Using the code above it is also possible to include several species. But what if we wanted to plot NOx concentrations across all sites in one panel? An example of how to do this is shown below. Note, in order to make referring to the columns easier, we will drop the full (long) site name and use the site code instead.

## first drop site name
aq <- select(aq, -site)

## now reshape the data using the tidyr package
aq <- pivot_wider(aq, id_cols = date, 
                       names_from = code, 
                       values_from = co:air_temp)

names(aq)
 [1] "date"          "co_KC1"        "co_MY1"        "co_NOTT"      
 [5] "nox_KC1"       "nox_MY1"       "nox_NOTT"      "no2_KC1"      
 [9] "no2_MY1"       "no2_NOTT"      "no_KC1"        "no_MY1"       
[13] "no_NOTT"       "o3_KC1"        "o3_MY1"        "o3_NOTT"      
[17] "so2_KC1"       "so2_MY1"       "so2_NOTT"      "pm10_KC1"     
[21] "pm10_MY1"      "pm10_NOTT"     "pm2.5_KC1"     "pm2.5_MY1"    
[25] "pm2.5_NOTT"    "v2.5_KC1"      "v2.5_MY1"      "v2.5_NOTT"    
[29] "nv2.5_KC1"     "nv2.5_MY1"     "nv2.5_NOTT"    "v10_KC1"      
[33] "v10_MY1"       "v10_NOTT"      "nv10_KC1"      "nv10_MY1"     
[37] "nv10_NOTT"     "ws_KC1"        "ws_MY1"        "ws_NOTT"      
[41] "wd_KC1"        "wd_MY1"        "wd_NOTT"       "air_temp_KC1" 
[45] "air_temp_MY1"  "air_temp_NOTT"

The final step will make columns of each site/pollutant combination e.g. nox_KC1, pm10_KC1 and so on. It is then easy to use any of these names to make the plot (with a few plotting option enhancements):

timePlot(aq, 
         pollutant = c("nox_KC1", "nox_MY1", "nox_NOTT"),
         avg.time = "month", group = TRUE,
         lty = 1, lwd = c(1, 3, 5),
         ylab = "nox (ug/m3)"
         )
Figure 11.4: Plot of NOx concentrations from three sites grouped in a single plot.
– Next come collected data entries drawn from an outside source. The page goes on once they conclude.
# zzyunzhi/object-intrinsics

Measured on AMD Instinct MI355X. Metric: rendered rays/sec (64x64 img, 128 samples/ray) + D-images/sec, higher is better.
Workload: dtype f32 via f16x3 (fp32 operands split into 2 fp16 limbs = 22 mantissa bits, 3 fp16 MFMAs per product, fp32 accumulate: 2^-22 relative per product, 1e-4 parity path); 1 GPU; C2: 1x64x64 crop per GPU, 64+64 samples/ray, 1 up-sampling step(s), Generator.forward (render + Phong maps) + ADADiscriminatorView forward; parallelism=dp1 (independent renders, no data-path collective)

## Files before the change

object-intrinsics_amd/csrc/mlp_fwd3.hip:

```cpp
#include <type_traits>

#include "mlp_common.h"
#include "f3_blob.h"

namespace {

using namespace oimlp;
static_assert(oif3::FC == C && oif3::HB_SIG == H_SIG && oif3::HB_TABS_END == H_TABS_END && oif3::HB_BIAS == H_BIAS &&
              oif3::HB_WSCALE == H_WSCALE && oif3::HB_NL_SDF == NL_SDF, "f3_blob.h mirrors the packed header's offsets");

constexpr int F3_WAVES = 4;
constexpr int F3_TILE = F3_WAVES * WAVE_PTS;
using oif3::F3_FILM;
using oif3::F3_FILM_ROW;
using oif3::F3_TABS;
using oif3::F3_GMAX;
using oif3::F3_BLOB;
constexpr int F3_LDS = F3_BLOB + 2 * 65536;

typedef float Bank[16][4];
__device__ __forceinline__ float to_acc(float v) {
  float a;
  asm("v_accvgpr_write_b32 %0, %1" : "=a"(a) : "v"(v));
  return a;
}
__device__ __forceinline__ float from_acc(float a) {
  float v;
  asm("v_accvgpr_read_b32 %0, %1" : "=v"(v) : "a"(a));
  return v;
}

constexpr int F3_CU_SLOTS = 4096;
constexpr int F3_WG_SLOTS = 512;
__device__ __forceinline__ int cu_slot_id() {
  const unsigned xcc = __builtin_amdgcn_s_getreg((4 - 1) << 11 | 0 << 6 | 20);
  const unsigned cu = __builtin_amdgcn_s_getreg((8 - 1) << 11 | 8 << 6 | 4);
  return (int)(xcc * 256 + cu);
}

typedef float f32x2 __attribute__((ext_vector_type(2)));
__device__ __forceinline__ f32x2 pk_fma(f32x2 a, f32x2 b, f32x2 c) {
  return __builtin_elementwise_fma(a, b, c);
}
__device__ __forceinline__ f32x2 pk_mul(f32x2 a, f32x2 b) {
  return a * b;
}
__device__ __forceinline__ f32x2 pk_mul_s(f32x2 a, float s) {
  return a * s;
}
__device__ __forceinline__ f32x2 film_phase2(const f32x4& a, const f32x4& b, int k, float acc0, float acc1) {
  return pk_fma(f32x2{a[k], a[k + 1]}, f32x2{acc0, acc1}, f32x2{b[k], b[k + 1]});
}
__device__ __forceinline__ float max3_abs(float m, float x, float y) {
  float r;
  asm("v_max3_f32 %0, %1, |%2|, |%3|" : "=v"(r) : "v"(m), "v"(x), "v"(y));
  return r;
}

typedef unsigned Limbs[8][4];


__device__ __forceinline__ void split_limbs_normalised(const float (&act)[64], float m, float& run, Limbs& bh, Limbs& bl) {
  m = fmaxf(m, __shfl_xor(m, 32, 64));
  int eb = (__builtin_bit_cast(int, m) >> 23) & 0xff;
  eb = eb < 14 ? 14 : (eb > 254 ? 254 : eb);
  const float sc = __builtin_bit_cast(float, (267 - eb) << 23);
  run *= __builtin_bit_cast(float, (eb - 13) << 23);
#pragma unroll
  for (int s = 0; s < 8; ++s) {
#pragma unroll
    for (int d = 0; d < 4; ++d) split_pair(act[8 * s + 2 * d] * sc, act[8 * s + 2 * d + 1] * sc, bh[s][d], bl[s][d]);
    __builtin_amdgcn_sched_barrier(0);
  }
}
__device__ __forceinline__ void split_limbs(const float (&act)[64], Limbs& bh, Limbs& bl) {
#pragma unroll
  for (int s = 0; s < 8; ++s) {
#pragma unroll
    for (int d = 0; d < 4; ++d) split_pair(act[8 * s + 2 * d], act[8 * s + 2 * d + 1], bh[s][d], bl[s][d]);
    __builtin_amdgcn_sched_barrier(0);
  }
}

struct NoTail {
  __device__ __forceinline__ void operator()(int, int) const {}
};
template <class T> struct is_no_tail { static constexpr bool value = false; };
template <> struct is_no_tail<NoTail> { static constexpr bool value = true; };

constexpr int F3_ADIST = 1;
constexpr int F3_VALU_PER_MFMA = 6;
struct NoMid {
  __device__ __forceinline__ void operator()() const {}
};
template <class TAIL, class MID, class EPI>
__device__ __forceinline__ void stream_layer(const char* lds, const LayOff& y, const Limbs& bh, const Limbs& bl,
                                             f32x16 (&acc)[4], TAIL&& tail, MID&& mid, EPI&& epi) {
  constexpr bool HAS_TAIL = !is_no_tail<std::remove_cv_t<std::remove_reference_t<TAIL>>>::value;
  constexpr int AD = F3_ADIST;
  f32x4 ah[AD + 1], al[AD + 1];
#pragma unroll
  for (int i = 0; i < AD; ++i) {
    ah[i] = lds_f4(lds, i * 1024, y.wl);
    al[i] = lds_f4(lds, i * 1024, y.wh);
  }
#pragma unroll
  for (int t = 0; t < 4; ++t) {
#pragma unroll
    for (int r = 0; r < 16; ++r) acc[t][r] = 0.f;
#pragma unroll
    for (int s = 0; s < 8; ++s) {
      const int cur = t * 8 + s, nxt = cur + AD;
      if (nxt < 32) {
        ah[nxt % (AD + 1)] = lds_f4(lds, nxt * 1024, y.wl);
        al[nxt % (AD + 1)] = lds_f4(lds, nxt * 1024, y.wh);
      }
      int npairs = 0;
      if (t == 0) {
        if (HAS_TAIL && s < 6) {
          constexpr int first[7] = {0, 2, 3, 4, 6, 7, 8};
          for (int rp = first[s]; rp < first[s + 1]; ++rp) tail(3, rp);
          npairs = first[s + 1] - first[s];
        }
      } else {
        epi(t - 1, s);
        npairs = 1;
      }
      const int ci = cur % (AD + 1);
      const f16x8 wh = __builtin_bit_cast(f16x8, ah[ci]);
      const f16x8 wl = __builtin_bit_cast(f16x8, al[ci]);
      const u32x4 uh = {bh[s][0], bh[s][1], bh[s][2], bh[s][3]}, ul = {bl[s][0], bl[s][1], bl[s][2], bl[s][3]};
      const f16x8 vh = __builtin_bit_cast(f16x8, uh);
      const f16x8 vl = __builtin_bit_cast(f16x8, ul);
      acc[t] = __builtin_amdgcn_mfma_f32_32x32x16_f16(wl, vh, acc[t], 0, 0, 0);
      acc[t] = __builtin_amdgcn_mfma_f32_32x32x16_f16(wh, vl, acc[t], 0, 0, 0);
      acc[t] = __builtin_amdgcn_mfma_f32_32x32x16_f16(wh, vh, acc[t], 0, 0, 0);
      if (npairs >= 1) {
#pragma unroll
        for (int q = 0; q < 2; ++q) {
          __builtin_amdgcn_sched_group_barrier(0x008, 1, 0);
          if (npairs <= 1) __builtin_amdgcn_sched_group_barrier(0x002, F3_VALU_PER_MFMA, 0);
          else __builtin_amdgcn_sched_group_barrier(0x002, 2 * F3_VALU_PER_MFMA, 0);
        }
        __builtin_amdgcn_sched_group_barrier(0x008, 1, 0);
      }
      __builtin_amdgcn_sched_barrier(0);
    }
    if (t == 0) {
      mid();
      __builtin_amdgcn_sched_barrier(0);
    }
  }
}
template <class EPI>
__device__ __forceinline__ void run_tail(EPI&& epi) {
#pragma unroll
  for (int rp = 0; rp < 8; ++rp) {
    epi(3, rp);
    if (rp & 1) __builtin_amdgcn_sched_barrier(0);
  }
}
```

An alternative way of selecting all columns containing the character ‘nox’ is to use the grep command. For example:

timePlot(thedata, pollutant = names(thedata)[grep(pattern = "nox", 
                                                  names(thedata))],
         avg.time = "month", group = TRUE)

If wind speed ws and wind direction wd are available they can be used in plots and shown as ‘wind vectors’. Plotting data in this way conveys more information in an easy-to-understand way, which works best for relatively short time periods e.g. a pollution episode lasting a few days. As an example Figure 11.5 shows the first 48 hours of NOx and NO2 data with wind arrows shown. The arrows are controlled by a list of option that control the length, shape and colour of the arrows. The maximum length of the arrow plotted is a fraction of the plot dimension with the longest arrow being scale of the plot x-y dimension. Note, if the plot size is adjusted manually by the user it should be re-plotted to ensure the correct wind angle. The list may contain other options to panel.arrows in the lattice package. Other useful options include length, which controls the length of the arrow head and angle, which controls the angle of the arrow head. Wind vector arrows can also be used with the scatterPlot function.

timePlot(head(mydata, 48), pollutant = c("nox", "no2"), 
         windflow = list(scale = 0.1, lwd = 2, 
                         col = "turquoise4"), 
         lwd = 3, group = FALSE, 
         ylab = "concentration (ug/m3)")
Figure 11.5: An example of using the windflow option in timePlot().